On constatera encore, avec l’intimé, que la décision attaquée est effectivement favorable au recourant, dans la mesure où l’OAI a demandé le remboursement des prestations versées dès le 1er novembre 2022, en application du délai de péremption relatif de trois ans de l’art. 25 al. 2 LPGA, alors qu’il aurait pu exiger la restitution des montants indûment touchés dès le 1er novembre 2020, dans le cadre du délai de péremption absolu de l’art. 25 al. 2 LPGA. En l’occurrence, il ne se justifie toutefois pas de procéder à une reformatio in pejus de la décision entreprise. L’autorité de recours cantonale doit en effet faire preuve de retenue avant de réformer une décision au détriment de la partie recourante, en particulier si des questions d’opportunité ou d’appréciation sont en jeu (Jean Métral in Anne- Sylvie Dupont/Margit Moser-Szeless [édit.], op. cit., n° 77 ad art. 61).

c) Enfin, le recourant se prévaut pour l’essentiel de sa bonne foi. Or comme l’a observé à juste titre l’intimé, la question de la bonne foi n’a, en l’état, pas à être examinée. En effet, une remise éventuelle de l’obligation de restituer, subordonnée à la bonne foi et à la situation financière difficile de celui qui en fait la demande, devra faire l’objet – cas échéant – d’une procédure subséquente. A cet égard, on rappellera que le recourant conserve la faculté de déposer, auprès de l’OAI, une demande de remise de l’obligation de restituer le montant réclamé dans les trente jours à compter de l’entrée en force du présent arrêt, conformément aux art. 25 al. 1 LPGA et 4 OPGA.

6.

a) Compte tenu de ce qui précède, le recours, mal fondé, doit être rejeté et la décision entreprise confirmée.

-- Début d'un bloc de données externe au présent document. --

# MasterBin-IIAU/Unicorn

Hardware: NVIDIA B200
Metric: frames/sec (higher is better)
Workload: dtype bf16

## Files before the change

### include/unicorn_b200.h

```cpp
#ifndef UNICORN_B200_H_
#define UNICORN_B200_H_
#include <stdint.h>

#ifdef __cplusplus
extern "C" {
#endif

#if defined(__GNUC__)
#define UC_API __attribute__((visibility("default")))
#else
#define UC_API
#endif

#define UC_OK 0
#define UC_EINVAL (-1)
#define UC_EDRIVER (-2)
#define UC_ENODEV (-3)

#define UC_BF16 0
#define UC_F32 1
#define UC_F16 2

#define UC_ACT_NONE 0
#define UC_ACT_RELU 1
// ... 19 lines not shown
  void* y;
  int ldy;
  int y_dtype;
  int block_n;
  void* gn_stats;
  int gn_groups;
  const void* row_stats;
  const float* col_s;
  float row_eps;
} UcConv2d;
UC_API int uc_conv2d(const UcConv2d* d, void* stream);

UC_API int uc_stem_ln(const void* img, int img_is_u8_hwc, const float* w48, const float* bias, const float* lnw, const float* lnb,
                      void* out_bf16, int B, int H, int W, int C0, float eps, void* stream);

UC_API int uc_dwconv7_ln(const void* x_bf16, const float* w49, const float* bias, const float* lnw, const float* lnb,
                         void* y_bf16, int B, int H, int W, int C, float eps, void* stream);

UC_API int uc_dwconv7(const void* x_bf16, const float* w49, const float* bias, void* y_bf16, int B, int H, int W, int C,
                      void* ln_stats, int* work_counter, void* stream);

UC_API int uc_dwconv7_mma(const void* x_bf16, const void* qtab, void* y_bf16, int B, int H, int W, int C, int* work_counter, void* stream);

UC_API int uc_convnext_mlp_supported(int C);
UC_API int uc_convnext_mlp(const void* t_bf16, const void* w1f_bf16, const float* c1, const void* w2_bf16, const float* b2, const float* gamma,
                           void* x_bf16, int M, int C, float ln_eps, void* stream);

UC_API int uc_layernorm(const void* x, int ldx, const void* res, int ldres, const float* w, const float* b, void* y,
                        int ldy, long M, int C, float eps, int dtype, void* stream);

UC_API int uc_groupnorm_apply(const void* x, int ldx, const void* stats, const float* w, const float* b, void* y,
                              int ldy, int B, long HW, int C, int G, float eps, int act, const float* prior,
                              const float* beta, const void* add2, int ldadd2, void* y2, int ldy2, void* stream);
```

b) La procédure de recours en matière de contestations portant sur des prestations de l’assurance-invalidité est soumise à des frais de justice (art. 69 al. 1bis LAI). Il convient de les fixer à 600 fr. et de les mettre à la charge du recourant, vu le sort de ses conclusions. Toutefois, celui-ci étant au bénéfice de l’assistance judiciaire limitée aux frais de justice, les frais judiciaires mis à sa charge ci-avant sont provisoirement assumés par l’Etat. Le recourant est toutefois rendu attentif au fait qu’il devra en rembourser le montant dès qu’il sera en mesure de le faire (art. 122 al. 1 et 123 CPC [code de procédure civile du 19 décembre 2008 ; RS 272], applicables par renvoi de l’art. 18 al. 5 LPA-VD). Les modalités de ce remboursement sont fixées par la Direction du recouvrement de la Direction générale des affaires institutionnelles et des communes (auparavant : le Service juridique et législatif ; art. 5 RAJ [règlement cantonal vaudois du 7 décembre 2010 sur l’assistance judiciaire en matière civile ; BLV 211.02.3]).

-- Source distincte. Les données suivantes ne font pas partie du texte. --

+                k_sparse_level<double><<<grid_l, 256, 0, s>>>(tb->d_tree_off, b.t0, tl0, k, b.st_off, st, b.am_off, b.am,
+                                                              pick_smaller_value{});
+        if (b.kind == PREP_WIDE)
+            k_block_records_wide<PIPE_NG><<<grid_r, 64, 0, s>>>(tb->d_tree_off, b.t0, tl0, b.nb, b.pos, b.npad, b.st_off, st,
+                                                          b.am_off, b.am, b.row_begin, b.row_end, b.rec);
+        else if (b.kind == PREP_MONO)
+            k_block_records_mono<<<grid_r, 64, 0, s>>>(tb->d_tree_off, b.t0, tl0, b.nb, b.pos, b.npad, b.st_off, st,
+                                                       b.am_off, b.am, b.row_begin, b.row_end, b.rec);
+    } else {
+        gap_entry *st = (gap_entry *)b.st;
+        k_positions_pairs<<<grid_l, 256, 0, s>>>(tb->d_tree_off, tb->d_leaf_taxon, tb->d_adj_depth, tb->d_adj_val,
+                                                 tb->d_tree_w, b.t0, tl0, b.pos, b.npad, b.st_off, st);
+        if (fused)
+            k_sparse_levels_fused<gap_entry><<<(unsigned)np, 1024, 0, s>>>(tb->d_tree_off, b.t0, tl0, b.st_off, st,
+                                                                           b.am_off, b.am, pick_shallower_pair{});
+        else
+            for (int k = 1; k < max_levels; ++k)
+                k_sparse_level<gap_entry><<<grid_l, 256, 0, s>>>(tb->d_tree_off, b.t0, tl0, k, b.st_off, st, b.am_off,
+                                                                 b.am, pick_shallower_pair{});
+        k_block_records_gen<<<grid_r, 64, 0, s>>>(tb->d_tree_off, b.t0, tl0, b.nb, b.pos, b.npad, b.st_off, st, b.am_off,
+                                                  b.am, b.row_begin, b.row_end, b.rec);
+    }
+    SCS_HIP_CHECK(hipGetLastError());
+    return SCS_OK;
+}
+
+struct pinned_ref {
+    scs_ctx *ctx;
+    hipStream_t stream;
+    void *p = nullptr;
+    bool in_flight = false;
+    pinned_ref(scs_ctx *c, hipStream_t s) : ctx(c), stream(s) {}
+    ~pinned_ref() {
+        if (!p) return;
+        if (in_flight) hipStreamSynchronize(stream);
+        scs_pinned_release(ctx, p);
+    }
+};
+
 }
 
 extern "C" int scs_pcg_build(scs_ctx *ctx, const scs_tables *tb, int32_t row_begin,
@@ -626,7 +786,6 @@
     if (const char *e = scs_dbg("SCS_TREE_PARALLEL")) tree_par = sym && !scatter && !tiles.empty() && atoi(e) != 0;
     const size_t cells_per_tree = tiles.size() * (size_t)SCS_TR * cols_per_tile * 8;
 
-    constexpr int PIPE_NG = 2;
     const size_t wide_min_tiles = 13;
     bool listed = monotone && !scatter && !tiles.empty() && tb->n_trees > 0 &&
                   (double)tb->n_leaves / ((double)tb->n_trees * std::max(n, 1)) < 1.0 / 64.0;
@@ -670,8 +829,6 @@
                                      hipMemcpyHostToDevice, s));
     }
 
-    auto table_entries = [](int64_t m) -> int64_t { return (int64_t)levels_for(m) * m; };
-
     const int M = tb->n_trees;
     std::vector<int> batch_start{0};
     {
@@ -701,8 +858,8 @@
         for (int t = 0; t < M; ++t) {
             const int64_t nt = tb->h_tree_off[t + 1] - tb->h_tree_off[t];
             const int64_t m = nt - 1;
-            const size_t need =
-                (size_t)table_entries(m) * entry_bytes + (size_t)npad * 4 + (size_t)n_blocks * rec_bytes;
+            const size_t need = (size_t)table_entries(m) * entry_bytes + (size_t)argmin_entries(m) * sizeof(argmin_t) +
+                                (size_t)npad * 4 + (size_t)n_blocks * rec_bytes;
             if ((used + need > ctx->ws_limit || t - batch_start.back() >= max_batch_trees ||
                  (t == arrived && batch_start.size() == 1)) &&
                 t > batch_start.back()) {
@@ -729,25 +886,41 @@
     int spec_batches = 0, spec_trees = 0;
     float spec_ms = 0.f;
     bool single_batch_spec = false;
-    pooled_buf d_pos(ctx, 1), d_st(ctx, 3), d_stoff(ctx, 4), d_rec(ctx, 5), d_cells(ctx, 6);
+    pooled_buf d_pos(ctx, 1), d_am(ctx, 2), d_st(ctx, 3), d_stoff(ctx, 4), d_rec(ctx, 5), d_cells(ctx, 6);
     dev_buf d_pcol(ctx), d_lists(ctx), d_list_cnt(ctx);
     int listed_batches = 0;
+    std::vector<size_t> off_at((size_t)n_batches + 1, 0);
+    for (int bi = 0; bi < n_batches; ++bi)
+        off_at[bi + 1] = off_at[bi] + 2 * (size_t)(batch_start[bi + 1] - batch_start[bi] + 1);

c) Il n’y a, en outre, pas lieu d’allouer de dépens au recourant, qui n’obtient pas gain de cause (art. 61 let. g LPGA).

Dispositif

Par ces motifs, la juge unique prononce :

I. Le recours est rejeté.

II. La décision rendue le 9 octobre 2025 par l’Office de l’assuranceinvalidité pour le canton de Vaud est confirmée.

III. Les frais judiciaires, arrêtés à 600 fr. (six cents francs), mis à la charge de A.________, sont provisoirement assumés par l’Etat.

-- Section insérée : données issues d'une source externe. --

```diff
+    SmirkRangeAcc rng;
+    const int HW = a.H * a.W;
+    for (int u = wave; u < nunits; u += NW) {
+        const int rb = u & 1, n0 = (u >> 1) * 32;
+        const int ng = n0 + (lane & 3) * 8;
+        const bool gv = ng < a.N;
+        const int co = a.convt ? ng % a.Cout : ng, coc = gv ? co : 0;
+        f32x4 sc0 = {1.f, 1.f, 1.f, 1.f}, sc1 = sc0, sh0 = {0.f, 0.f, 0.f, 0.f}, sh1 = sh0;
+        if (a.scale) { sc0 = *(const f32x4*)(a.scale + coc); sc1 = *(const f32x4*)(a.scale + coc + 4); }
+        if (a.shift) { sh0 = *(const f32x4*)(a.shift + coc); sh1 = *(const f32x4*)(a.shift + coc + 4); }
+
+        f32x16 acc0, acc1;
+#pragma unroll
+        for (int r = 0; r < 16; ++r) { acc0[r] = 0.f; acc1[r] = 0.f; }
+        const char* arow = As + (rb * 32 + fr) * a.pitch + hb * 32;
+#pragma unroll
+        for (int j = 0; j < KG; ++j) {
+            half8 bc[4][2];
+#pragma unroll
+            for (int s = 0; s < 4; ++s) { bc[s][0] = bn[s][0]; bc[s][1] = bn[s][1]; }
+            if (j + 1 < KG) load_b(u, j + 1, bn); else load_b(u + NW, 0, bn);
+#pragma unroll
+            for (int s = 0; s < 4; ++s) {
+                const int S = 4 * j + s;
+                if (S < a.ksteps) {
+                    const half8 ah = *(const half8*)(arow + S * 64), al = *(const half8*)(arow + S * 64 + 16);
+                    acc0 = __builtin_amdgcn_mfma_f32_32x32x16_f16(ah, bc[s][0], acc0, 0, 0, 0);
+                    acc1 = __builtin_amdgcn_mfma_f32_32x32x16_f16(ah, bc[s][1], acc1, 0, 0, 0);
+                    acc1 = __builtin_amdgcn_mfma_f32_32x32x16_f16(al, bc[s][0], acc1, 0, 0, 0);
+                }
+            }
+        }
+
+#pragma unroll
+        for (int r = 0; r < 16; ++r) tb[mfma32_row(r, lane) * 36 + fr] = __builtin_fmaf(acc1[r], 1.0f / 2048.0f, acc0[r]);
+        asm volatile("s_waitcnt lgkmcnt(0)" ::: "memory");
+#pragma unroll
+        for (int it = 0; it < 2; ++it) {
+            const int row = (it * 64 + lane) >> 2, m = m0 + rb * 32 + row;
+            if (m < a.M && gv) {
+                float v[8];
+                *(f32x4*)v = *(const f32x4*)(tb + row * 36 + (lane & 3) * 8);
+                *(f32x4*)(v + 4) = *(const f32x4*)(tb + row * 36 + (lane & 3) * 8 + 4);
+                size_t o;
+                if (a.convt) {
+                    const int b = m / HW, rem = m - b * HW, y = rem / a.W, x = rem - y * a.W;
+                    const int q = ng / a.Cout, dy = q >> 1, dx = q & 1;
+                    o = (((size_t)b * 2 * a.H + 2 * y + dy) * 2 * a.W + 2 * x + dx) * a.Cout + co;
+                } else {
+                    o = (size_t)m * a.Cout + ng;
+                }
+                if (a.scale) {
+#pragma clang fp contract(off)
+#pragma unroll
+                    for (int q = 0; q < 4; ++q) { v[q] *= sc0[q]; v[4 + q] *= sc1[q]; }
+                }
+                if (a.shift) {
+#pragma clang fp contract(off)
+#pragma unroll
+                    for (int q = 0; q < 4; ++q) { v[q] += sh0[q]; v[4 + q] += sh1[q]; }
+                }
+                if (a.relu) {
+#pragma unroll
+                    for (int q = 0; q < 8; ++q) v[q] = fmaxf(v[q], 0.f);
+                }
+                half8 hi, lo;
+                split8(v, hi, lo, rng);
+                *(half8*)(a.out + o) = hi;
+                *(half8*)(a.out + o + 4) = lo;
+            }
+        }
+        asm volatile("s_waitcnt lgkmcnt(0)" ::: "memory");
+    }
+    rng.commit();
+}
+
+static bool stream_eligible(const SmirkConvDesc* d, bool has_residual) {
+    if (!d || has_residual) return false;
+    if (d->KH != 1 || d->KW != 1 || d->stride != 1 || d->C1 != 0 || d->pad_t != 0 || d->pad_l != 0) return false;
+    if (d->B <= 0 || d->H <= 0 || d->W <= 0 || d->Ho != d->H || d->Wo != d->W) return false;
+    if (d->C0 <= 0 || d->C0 % 8 || d->Cout <= 0 || d->Cout % 8 || d->C0 > 256) return false;
+    if (d->out_mode != SMIRK_OUT_NHWC && d->out_mode != SMIRK_OUT_CONVT2X2) return false;
+    return d->out_mode == SMIRK_OUT_NHWC && d->C0 <= 64 && d->Cout >= 6 * d->C0 && d->H * d->W <= 256;
+}
+
+extern "C" int smirk_conv1x1_stream_eligible(const SmirkConvDesc* d, int has_residual) { return stream_eligible(d, has_residual != 0) ? 1 : 0; }
+
+template <int KG, int NW>
+static int stream_launch(const S1Args& a, hipStream_t st) {
+    const size_t lds = (size_t)S1_ROWS * a.pitch + (size_t)NW * S1_TB * 4;
+    const int rc = smirk_raise_dynamic_lds((const void*)conv1x1_stream_kernel<KG, NW>, lds);
+    if (rc != SMIRK_OK) return rc;
+    if (g_smirk_prof_on) {
+        char nm[64];
+        snprintf(nm, sizeof(nm), "conv1x1_stream_kernel<%d,%d>%s", KG, NW, a.convt ? "[convT]" : "");
+        smirk_prof_next(nm, 2.0 * a.M * a.N * a.K, 4.0 * ((double)a.M * a.K + (double)a.M * a.N + (double)a.N * a.K));
+    }
+    SMIRK_LAUNCH((conv1x1_stream_kernel<KG, NW>), dim3((a.M + S1_ROWS - 1) / S1_ROWS), dim3(64 * NW), lds, st, a);
+    return smirk_launch_status();
+}
+
+int smirk_conv1x1_stream_launch(const ConvArgs& c, hipStream_t st) {
+    if (!stream_eligible(&c.d, c.residual != nullptr)) return SMIRK_ERR_UNSUPPORTED;
+    S1Args a;
+    a.in = c.in0; a.w = c.w; a.scale = c.scale; a.shift = c.shift; a.out = c.out;
+    a.M = c.M; a.N = c.N; a.K = c.K; a.Cout = c.d.Cout; a.H = c.d.H; a.W = c.d.W;
+    a.ksteps = (c.K + 15) / 16;
+    a.pitch = a.ksteps * 64 + 16;
+    a.convt = c.d.out_mode == SMIRK_OUT_CONVT2X2;
+    a.relu = c.d.act == SMIRK_ACT_RELU;
+    switch ((a.ksteps + 3) / 4) {
+        case 1: return stream_launch<1, 4>(a, st);
+        case 2: return stream_launch<2, 4>(a, st);
+        case 3: return stream_launch<3, 4>(a, st);
+        default: return stream_launch<4, 8>(a, st);
+    }
+}
```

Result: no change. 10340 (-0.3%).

IV. Il n’est pas alloué de dépens.

V. Le bénéficiaire de l’assistance judiciaire est, dans la mesure de l’art. 123 CPC, applicable par renvoi de l’art. 18 al. 5 LPA-VD, tenu au remboursement des frais judiciares mis à la charge de l’Etat.

La juge unique : La greffière :

Du

L'arrêt qui précède est notifié à :

  • B.________, Service des curatelles et tutelles professionnelles (pour le recourant),

  • Office de l’assurance-invalidité pour le canton de Vaud,

  • Office fédéral des assurances sociales,

par l'envoi de photocopies.

Le présent arrêt peut faire l'objet d'un recours en matière de droit public devant le Tribunal fédéral au sens des art. 82 ss LTF (loi du 17 juin 2005 sur le Tribunal fédéral ; RS 173.110), cas échéant d'un recours constitutionnel subsidiaire au sens des art. 113 ss LTF. Ces recours doivent être déposés devant le Tribunal fédéral (Schweizerhofquai 6, 6004 Lucerne) dans les trente jours qui suivent la présente notification (art. 100 al. 1 LTF).